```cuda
__global__ void __launch_bounds__(256)
k_post_sort(uint32_t* __restrict__ items, const uint32_t* __restrict__ cnt, const uint32_t* __restrict__ off , uint32_t nkeys,
            uint32_t* __restrict__ ocnt, uint32_t* __restrict__ ooff , uint32_t* __restrict__ d_max) {
  const uint32_t k = blockIdx.x * blockDim.x + threadIdx.x;
  uint32_t m = 0;
  if (k <= nkeys) {
    const uint32_t o = off[k];
    ooff[k] = o >> 1;
    if (k < nkeys) {
      const uint32_t c = cnt[k];
      if (c & 1) items[o + c] = AFF_NONE;
      ocnt[k] = (c + 1) >> 1;
      m = c;
    }
// ... 166 lines not shown
    case 1: __builtin_amdgcn_s_setprio(1); break;
    default: __builtin_amdgcn_s_setprio(2); break;
  }
}
constexpr uint32_t AFF_BMAX = 136;
__device__ __forceinline__ uint32_t aff_slots_per_thread(uint32_t total, uint32_t cap, uint32_t bmax_bmin) {
  const uint32_t bmax = bmax_bmin & 0xffu, bmin = (bmax_bmin >> 8) & 0xffu;
  const uint32_t units = (total + cap - 1) / cap;
  const uint32_t R = (units + bmax - 1) / bmax;
  const uint32_t B = R ? (units + R - 1) / R : 1;
  return B < bmin ? bmin : B;
}
constexpr uint32_t AFF_SHARE_INV = 1u << 16;
constexpr uint32_t AFF_X_SLOT_BYTES = 2048;
constexpr uint32_t aff_exchange_bytes(uint32_t waves) { return waves == 4 ? 6 * AFF_X_SLOT_BYTES : waves == 2 ? 3 * AFF_X_SLOT_BYTES : 0; }
constexpr uint32_t AFF_INV_SPREAD = 256;
__device__ __forceinline__ void aff_x_put(uint32_t lane_addr, uint32_t slot, const Gf& v) {
  const uint32_t a = lane_addr + slot * AFF_X_SLOT_BYTES;
  gf_lds_st(a, (gf_u32x4){v.w[0], v.w[1], v.w[2], v.w[3]});
  gf_lds_st(a + 1024, (gf_u32x4){v.w[4], v.w[5], v.w[6], v.w[7]});
}
__device__ __forceinline__ Gf aff_x_get(uint32_t lane_addr, uint32_t slot) {
  const uint32_t a = lane_addr + slot * AFF_X_SLOT_BYTES;
  const gf_u32x4 lo = gf_lds_ld(a), hi = gf_lds_ld(a + 1024);
  Gf r;
  r.w[0] = lo.x; r.w[1] = lo.y; r.w[2] = lo.z; r.w[3] = lo.w;
  r.w[4] = hi.x; r.w[5] = hi.y; r.w[6] = hi.z; r.w[7] = hi.w;
  return r;
}
struct WaveTrace {
// ... 14 lines not shown
    for (int i = 0; i < 8; ++i) y.w[i] = gf_andxor(neg, x.w[i], y.w[i]);
  }
}
template <bool FIRST, bool DENSE>
__device__ __forceinline__ AffSlot aff_ld_desc(const uint2* __restrict__ desc, int k, int B, uint32_t sk, uint32_t lim) {
  const bool ok = k >= 0 && k < B && sk < lim;
  const uint32_t at = ok ? sk : 0u;
  const uint2 d = (FIRST || DENSE) ? desc[at] : make_uint2(((const uint32_t*)desc)[at], 0u);
  if (FIRST) return AffSlot{ok ? d.x : AFF_NONE, ok ? d.y : AFF_NONE, 0u};
  const uint32_t a = d.x & ~DESC_PAIR;
  return AffSlot{ok ? a : AFF_NONE, (ok && (d.x & DESC_PAIR)) ? a + 1 : AFF_NONE, d.y};
}
template <bool FIRST, bool TRACE = false, bool DENSE = false>
__global__ void __launch_bounds__(EC_TPB) __attribute__((amdgpu_waves_per_eu(3, 3)))
k_affine_round(const Aff* __restrict__ pts, const uint2* __restrict__ desc, const uint32_t* __restrict__ total_ptr ,
               uint32_t cap, uint32_t bmax, GfSqrTables T, Gf* __restrict__ prefix, Aff* __restrict__ out, uint32_t sign_mask, WaveTrace wt) {
  extern __shared__ char lds_raw[];
  unsigned long long tr_t0 = 0, tr_c0 = 0, tr_t1 = 0, tr_t2 = 0;
  uint32_t tr_inverted = 0;
  if (TRACE) { tr_t0 = wall_clock64(); tr_c0 = clock64(); }
  GfLdsK L = gf_ldsk_init(lds_raw);
#if AFF_PRIO
  const uint32_t wslot = __builtin_amdgcn_s_getreg(((4 - 1) << 11) | 4);
#endif
  const uint32_t sm = FIRST ? sign_mask : 0u;
  auto ldx = [&](uint32_t v) -> Gf { return pts[v & ~sm].x; };
  auto ldp = [&](uint32_t v, Gf& x, Gf& y) { aff_ld_point<FIRST>(pts, sm, v, x, y); };
  const uint32_t total = *total_ptr;
  const int B = (int)aff_slots_per_thread(total, cap, bmax);
  const uint32_t nthr = (total + B - 1) / B;
  const uint32_t tid = blockIdx.x * blockDim.x + threadIdx.x;
  const bool share = (bmax & AFF_SHARE_INV) != 0 && blockDim.x > 64;
  if (share ? blockIdx.x * blockDim.x >= nthr : tid >= nthr) return;
  const bool wave_live = __builtin_amdgcn_readfirstlane(tid & ~63u) < nthr;
  const uint32_t lim = tid < nthr ? total : 0u;
  auto ld_desc = [&](int k, uint32_t sk) -> AffSlot { return aff_ld_desc<FIRST, DENSE>(desc, k, B, sk, lim); };
  const Gf one = gf_one();
  Gf run = one;
  if (wave_live) {
    uint32_t sk = tid, sp = tid;
    AffSlot d0 = ld_desc(0, sk);
    sk += nthr;
    AffSlot d1 = ld_desc(1, sk);
    sk += nthr;
    Gf xa, ya, xb, yb;
    {
      const bool p = d0.b != AFF_NONE;
      ldp(p ? d0.a : 0u, xa, ya);
      ldp(p ? d0.b : 0u, xb, yb);
    }
#pragma unroll 1
    for (int k = 0; k < B; ++k) {
#if AFF_PRIO
      aff_set_prio(wslot + (uint32_t)k);
#endif
      const bool pair = d0.b != AFF_NONE;
      Gf den = gf_add(xa, xb), num = gf_add(ya, yb);
      const bool ainf = aff_or8(xa) == 0u, binf = aff_or8(xb) == 0u;
      const bool rare = pair & (ainf | binf | (aff_or8(den) == 0u));
      bool dbl = false;
      den.w[0] |= pair ? 0u : 1u;
      if (__any(rare)) {
        if (rare) {
          dbl = !ainf & !binf & (aff_or8(num) == 0u);
          den = dbl ? xa : one;
          num = dbl ? ya : gf_zero();
        }
      }
      const AffSlot d2 = ld_desc(k + 2, sk);
      sk += nthr;
      {
        const bool p = d1.b != AFF_NONE;
        if (!DENSE || __any(p)) {
          ldp(p ? d1.a : 0u, xa, ya);
          ldp(p ? d1.b : 0u, xb, yb);
        }
      }
      if (!DENSE || __any(pair)) {
        Gf np, nrun;
        gf_mul2(num, den, run, L, np, nrun);
        if (__any(rare)) {
          if (rare) np.w[7] |= dbl ? AFF_W7_DBL : AFF_W7_SKIP;
        }
        if (pair) prefix[sp] = np;
        run = nrun;
      }
      sp += nthr;
      d0 = d1;
      d1 = d2;
    }
// ... 4 lines not shown
  const uint32_t inverting = (blockIdx.x / AFF_INV_SPREAD) & (W - 1);
  Gf inv = run;
  if (share) {
    if (TRACE) tr_inverted = w == inverting ? 3u : 2u;
    aff_x_put(xa, w, run);
    __syncthreads();
    if (W == 4) {
      if ((w & 1u) == 0) aff_x_put(xa, 4 + (w >> 1), gf_mul(run, aff_x_get(xa, w + 1), L));
      __syncthreads();
    }
    if (w == inverting) {
      __builtin_amdgcn_s_setprio(3);
      inv = gf_mul(aff_x_get(xa, W == 4 ? 4 : 0), aff_x_get(xa, W == 4 ? 5 : 1), L);
    }
  }
  if (!share || w == inverting) inv = gf_inv_fast(inv, T, L);
  if (share) {
    if (w == inverting) {
      if (W == 4) {
        Gf ia, ib;
        gf_mul2(aff_x_get(xa, 5), aff_x_get(xa, 4), inv, L, ia, ib);
        aff_x_put(xa, 4, ia);
        aff_x_put(xa, 5, ib);
      } else {
        aff_x_put(xa, 2, inv);
      }
      __builtin_amdgcn_s_setprio(0);
    }
    __syncthreads();
    inv = gf_mul(aff_x_get(xa, W == 4 ? 4 + (w >> 1) : 2), aff_x_get(xa, w ^ 1u), L);
  }
  if (TRACE) tr_t2 = wall_clock64();
  if (wave_live) {
    uint32_t sp = (uint32_t)(B - 1) * nthr + tid, sk = sp;
    auto ld_slot = [&](const AffSlot& e, uint32_t s, Gf& x1, Gf& y1, Gf& x2, Gf& pre) {
      const bool pair = e.b != AFF_NONE;
      ldp(e.a != AFF_NONE ? e.a : 0u, x1, y1);
      x2 = ldx(pair ? e.b : 0u);
      pre = prefix[pair ? s : 0u];
    };
    AffSlot e0 = ld_desc(B - 1, sk);
    sk -= nthr;
    AffSlot e1 = ld_desc(B - 2, sk);
    sk -= nthr;
    Gf px, py, qx, pre;
    ld_slot(e0, sp, px, py, qx, pre);
#pragma unroll 1
    for (int k = B - 1; k >= 0; --k) {
#if AFF_PRIO
      aff_set_prio(wslot + (uint32_t)k);
#endif
      const bool pair = e0.b != AFF_NONE, flagged = pair & (pre.w[7] > AFF_W7_MASK);
      const uint32_t sidx = DENSE ? e0.o : sp;
// ... 36 lines not shown
      } else if (e0.a != AFF_NONE && !pair) {
        out[sidx].x = px;
        out[sidx].y = py;
      }
      sp -= nthr;
      e0 = e1;
      e1 = e2;
      px = npx;
      py = npy;
      pre = npre;
    }
  }
#if AFF_PRIO
  __builtin_amdgcn_s_setprio(0);
#endif
  if (TRACE) {
    const unsigned long long t3 = wall_clock64(), c3 = clock64();
    if ((threadIdx.x & 63u) == 0) {
      const unsigned long long i = atomicAdd(wt.buf, 1ull);
      if (i < wt.cap) {
        unsigned long long* r = wt.buf + 8 + 8 * i;
        r[0] = tr_t0; r[1] = tr_t1; r[2] = tr_t2; r[3] = t3;
        r[4] = tr_c0; r[5] = c3;
        r[6] = (unsigned long long)__builtin_amdgcn_s_getreg((31 << 11) | 4) | ((unsigned long long)__builtin_amdgcn_s_getreg((31 << 11) | 20) << 32);
        r[7] = (unsigned long long)blockIdx.x | ((unsigned long long)wt.tag << 32) | ((unsigned long long)(uint32_t)B << 48) | ((unsigned long long)(threadIdx.x >> 6) << 56) |
               ((unsigned long long)tr_inverted << 60);
      }
    }
  }
}
// ... 38 lines not shown
```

◇ ◇ ◇ ◇

PROBLEM DETAILS = For the word "DENSE", say how many lines of the data include it, with nothing else in the reply.

SOLUTION FOR THIS TASK = 7